#ifndef FGX_S2_F32
#define FGX_S2_F32 1
#endif
#ifndef FGX_S2_FMASEL
#define FGX_S2_FMASEL 1
#endif
#ifndef FGX_S2_NOSUM
#define FGX_S2_NOSUM 1
#endif
#ifndef FGX_S2_PREGATE
#define FGX_S2_PREGATE 1
#endif
struct S2Lds {
  GateTables g;
// ... 1065 lines not shown
          const uint32_t sh = bsel & 16u, dv = dcol << sh;
          acc_max = s2_pkmax(acc_max, dv); acc_min = s2_pkmin(acc_min, dv | (0xFFFF0000u >> sh)); acc_sum += dv;
        }
      } else if (incol && !cold && resolved) {
        uint8_t ob, oq;
        if (n1 < P.min_reads) { ob = 15; oq = 0; }
        else if (q_call < P.min_cons_bq) { ob = 15; oq = FGX_MIN_PHRED; }
        else { ob = (uint8_t)code_call; oq = (uint8_t)q_call; }
        fam_code[oc] = ob; fam_qual[oc] = oq; fam_err[oc] = 0;
      }
    }
    }
  };
  uint32_t ires_early = 0;
  bool ires_asked = false;
  auto run_cols_packed = [&](const uint32_t cnt_a, const uint32_t cnt_b, const uint32_t m, const bool last_run) -> bool {
    const uint32_t nsafe = P.s2_nsafe;
    const uint32_t ga = cnt_a ? (len_a + 7u) >> 3 : 0u, gb = cnt_b ? (len_b + 7u) >> 3 : 0u;
    const bool dbg = (P.s2_packed & 2u) != 0;
    if (!(P.s2_packed && m >= nsafe && m <= S2_PACKED_MAX_ROWS && P.min_reads <= nsafe && min_bq <= 128u && ((QS & 7u) | (SS & 3u)) == 0u && ga + gb <= 64u &&
          S0 + n * SS < 65536u && lc_a + lc_b < 65536u)) {
      if (dbg && lane == 0) atomicAdd(&g_s2_dbg[42], 1u);
      return false;
    }
    if (dbg && lane == 0) atomicAdd(&g_s2_dbg[0], 1u);
    const bool in_b = lane >= ga, inl = lane < ga + gb;
    const uint32_t k = inl ? (in_b ? lane - ga : lane) : 0u;
    const bool lrev = (in_b ? rev_b : rev_a) != 0;
    const uint32_t lenE = in_b ? len_b : len_a, cntE = in_b ? cnt_b : cnt_a;
    const uint32_t rowE = in_b ? m_a : 0u;
    const uint32_t qaddr0 = s2_mul24(rowE, QS) + 8u * k, saddr0 = S0 + s2_mul24(rowE, SS) + 4u * k;
// ... 30 lines not shown
    const uint32_t T = uni((uint32_t)__popcll(pb0) + 2u * (uint32_t)__popcll(pb1) + 4u * (uint32_t)__popcll(pb2) + 8u * (uint32_t)__popcll(pb3));
    const uint32_t oc0 = (in_b ? offB : offA) + (uint32_t)c_lo;
    const uint32_t list = (P.lds_wave_bytes - 8u * T) & ~7u;
    if (T && (8u * T + 8u > P.lds_wave_bytes || ibase + icnt * (uint32_t)sizeof(FullItem) > list)) {
      if (dbg && lane == 0) atomicAdd(&g_s2_dbg[3], 1u);
      gone = true; return true;
    }
    (void)last_run;
    (void)full2; (void)lo_s;
    if (hi_s > lo_s) {
      const Planes PL = planes();
      const uint2 cv = make_uint2(code2[0], code2[1]), qv = make_uint2(qual2[0], qual2[1]);
      const u32x4 dv = {dep4[0], dep4[1], dep4[2], dep4[3]}, zv = {0u, 0u, 0u, 0u};
      const uint32_t o1 = oc0, o2 = 2u * oc0;
      __builtin_memcpy(PL.code + o1, &cv, 8); __builtin_memcpy(PL.qual + o1, &qv, 8);
      __builtin_memcpy((uint8_t*)PL.depth + o2, &dv, 16); __builtin_memcpy((uint8_t*)PL.err + o2, &zv, 16);
    }
    PH(12)
    if (T) {
      uint32_t pre = mbcnt64(pb0) + 2u * mbcnt64(pb1) + 4u * mbcnt64(pb2) + 8u * mbcnt64(pb3);
      while (fm) {
        const uint32_t bi = (uint32_t)__builtin_ctz(fm), slot = (bi >> 3) | (bi & 4u);
        fm &= fm - 1u;
        const uint32_t pos = lrev ? 7u - slot : slot;
        const uint2 d = make_uint2((qaddr0 + pos) | ((saddr0 + (pos >> 1)) << 16), (oc0 + slot) | (((~pos & 1u) << 2) << 16) | ((lrev ? 1u : 0u) << 20));
        *(uint2*)(W + list + 8u * pre) = d;
        pre++;
      }
      PH(11)
      wave_sync();
      const auto& K6 = KA::of(P);
// ... 37 lines not shown
          if (dbg && lane == 0) atomicAdd(&g_s2_dbg[3], 1u);
          gone = true; return true;
        }
        if (need) {
          uint8_t* const it = W + ibase + s2_mul24(icnt + per_cold * (uint32_t)__popcll(needm & below0), (uint32_t)sizeof(FullItem));
          if (on) *(uint16_t*)(it + (j >> 4) * (uint32_t)sizeof(FullItem) + 8 + 2 * (j & 15u)) = (uint16_t)ob16;
          if (j == 0u) { *(uint64_t*)it = col_base + oc_l; *(uint32_t*)(it + 40) = g + 1u; *(uint32_t*)(it + 44) = FULL_ITEM_OBS | m; }
          if (j == 16u && per_cold > 1u) { *(uint32_t*)(it + sizeof(FullItem) + 40) = g + 1u; *(uint32_t*)(it + sizeof(FullItem) + 44) = FULL_ITEM_CONT; }
        } else if (col_on && j == r1) {
          const uint32_t nobs = one ? 1u : 2u;
          uint32_t ob, oq;
          if (nobs < P.min_reads) { ob = 15; oq = 0; }
          else if (tq < P.min_cons_bq) { ob = 15; oq = FGX_MIN_PHRED; }
          else { ob = c1; oq = tq; }
          PL.code[oc_l] = (uint8_t)ob; PL.qual[oc_l] = (uint8_t)oq;
          *(uint16_t*)((uint8_t*)PL.depth + 2u * oc_l) = (uint16_t)nobs; *(uint16_t*)((uint8_t*)PL.err + 2u * oc_l) = (uint16_t)0;
        }
        icnt = uni(icnt + n_need);
      }
    }
    PH(13)
    if (dbg && lane == 0) { atomicAdd(&g_s2_dbg[1], 1u); atomicAdd(&g_s2_dbg[2], T); }
    return true;
  };
  if constexpr (COLS == 1) {
    leave(__any(dirty_v != 0u) ? 0x81u : 0xC1u, (ne << 8) | (type_a << 16) | (fk_a << 24), fk_b | (surv_a << 8) | (surv_b << 16) | (n << 24), lc_a | (lc_b << 16), rej, ov_agree, ov_dis);
    if (lane == 0) ((uint32_t*)&KA::of(P).split_out[g])[6] = ov_corr;
  }
  {
    const bool multi_a = ne >= 1u && surv_a >= 2u, multi_b = ne == 2u && surv_b >= 2u;
    if constexpr (DIRECT != 0) {
      if (ne >= 1u && surv_a == 1u) single_end_direct(mem_a, RA, false);
      if (ne == 2u && surv_b == 1u) single_end_direct(mem_b, RB, true);
    } else {
      if (ne >= 1u && surv_a == 1u) single_end(mem_a, lc_a, offA);
      if (ne == 2u && surv_b == 1u) single_end(mem_b, lc_b, offB);
    }
    const bool both = multi_a && multi_b && m_a == m_b;
    const uint32_t nruns = both ? 1u : (multi_a ? 1u : 0u) + (multi_b ? 1u : 0u);
    if constexpr (COLS == 1) {
      if (nruns != 0u) {
        const bool run_a = both || multi_a;
        if (!run_cols_packed(run_a ? lc_a : 0u, (both || !run_a) ? lc_b : 0u, run_a ? m_a : m_b, nruns == 1u)) gone = true;
      }
      if (nruns == 2u && !gone) { if (!run_cols_packed(0u, lc_b, m_b, true)) gone = true; }
    } else {
#pragma unroll 1
      for (uint32_t ri = 0; ri < nruns && !gone; ri++) {
        const bool first_is_a = both || multi_a;
        const bool run_a = ri == 0 && first_is_a, run_b = both || !run_a;
        const uint32_t rc_a = run_a ? lc_a : 0u, rc_b = run_b ? lc_b : 0u, rc_m = run_a ? m_a : m_b;
        run_cols(rc_a, rc_b, rc_m);
      }
    }
    if (gone) { if (gone_far) to_route(); else to_retry(); return; }
  }
  PH(6)
  S2_ABLATE_AFTER(6, icnt + rej + ov_bases + ov_corr)

  uint32_t ires = 0;
// ... 53 lines not shown
      const uint32_t rem = icnt - done;
      const uint32_t fit = base < full_cap ? (rem < full_cap - base ? rem : full_cap - base) : 0u;
      const uint4* src = (const uint4*)(W + ibase) + 3 * done;
      uint4* dst = (uint4*)(full_items + ((size_t)l * full_cap + base));
      for (uint32_t c = lane; c < 3 * fit; c += 64) dst[c] = src[c];
      done += fit;
      if (done == icnt) break;
      if (++tries >= N_LISTS) { overflow = true; break; }
      l = (l + 1) & (N_LISTS - 1);
      uint32_t b2 = 0;
      if (lane == 0) b2 = atomicAdd(&KA::of(P).full_count[l], icnt - done);
      base = uni(b2);
    }
    }
    if (overflow) {
      leave(3u, 0, 0, 0, 0, 0, 0);
      if (DIRECT) dir_tables(0, 0, 0);
      if (lane == 0) { uint32_t kk = atomicAdd(KA::of(P).n_deferred, 1u); KA::of(P).deferred[kk] = g; }
      return;
    }
  }
  if constexpr (COLS == 1 && DIRECT == 0) { if (lane == 0) KA::of(P).ends[slot0].col_off = full_range_word(fr_first, icnt, fr_whole); }
  (void)fr_first; (void)fr_whole;
  PH(8)
}

template <int QS_T, int SS_T, int DIRECT, int COLS>
__global__ __launch_bounds__(256, COLS == 1 ? FGX_S2_OCC_PACKED : FGX_S2_OCC) void k_split_cols(FastParams P, uint32_t n_grp_total) {
  FGX_DYN_LDS(dyn);
  typedef typename S2SharedOf<COLS>::type S2Shared;
  __shared__ __align__(16) S2Shared sL;
  typedef s2_u32x4 u32x4;
  const uint32_t lane = threadIdx.x & 63, wv = threadIdx.x >> 6;
  const uint32_t gi_raw = blockIdx.x * (blockDim.x >> 6) + wv;
  bool bail = gi_raw >= n_grp_total;
  const uint32_t gi = bail ? 0u : gi_raw;
  const uint32_t g = P.group_list ? P.group_list[gi] : P.g0 + gi;
// ... 20 lines not shown
    else if (threadIdx.x == 24u) tiny_w = w[(offsetof(S2Lds, g) + offsetof(GateTables, cap)) / 4];
  } else {
#pragma unroll
    for (int u = 0; u < 6; u++) { const uint32_t ii = threadIdx.x + u * blockDim.x; im[u] = img_src[ii < IMG_V ? ii : 0u]; }
  }
  uint8_t* W = dyn + (size_t)wv * P.lds_wave_bytes;
  const uint32_t my_list = blockIdx.x & (N_LISTS - 1);
  s2_cols_family<QS_T, SS_T, DIRECT, COLS, false>(P, g, bail, tiny_w, im, W, sL, lane, my_list);
}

********

Exercise objective: The count of lines in the records above holding the word "overflow" should be reported as a number, with nothing added.

Result of this exercise: 2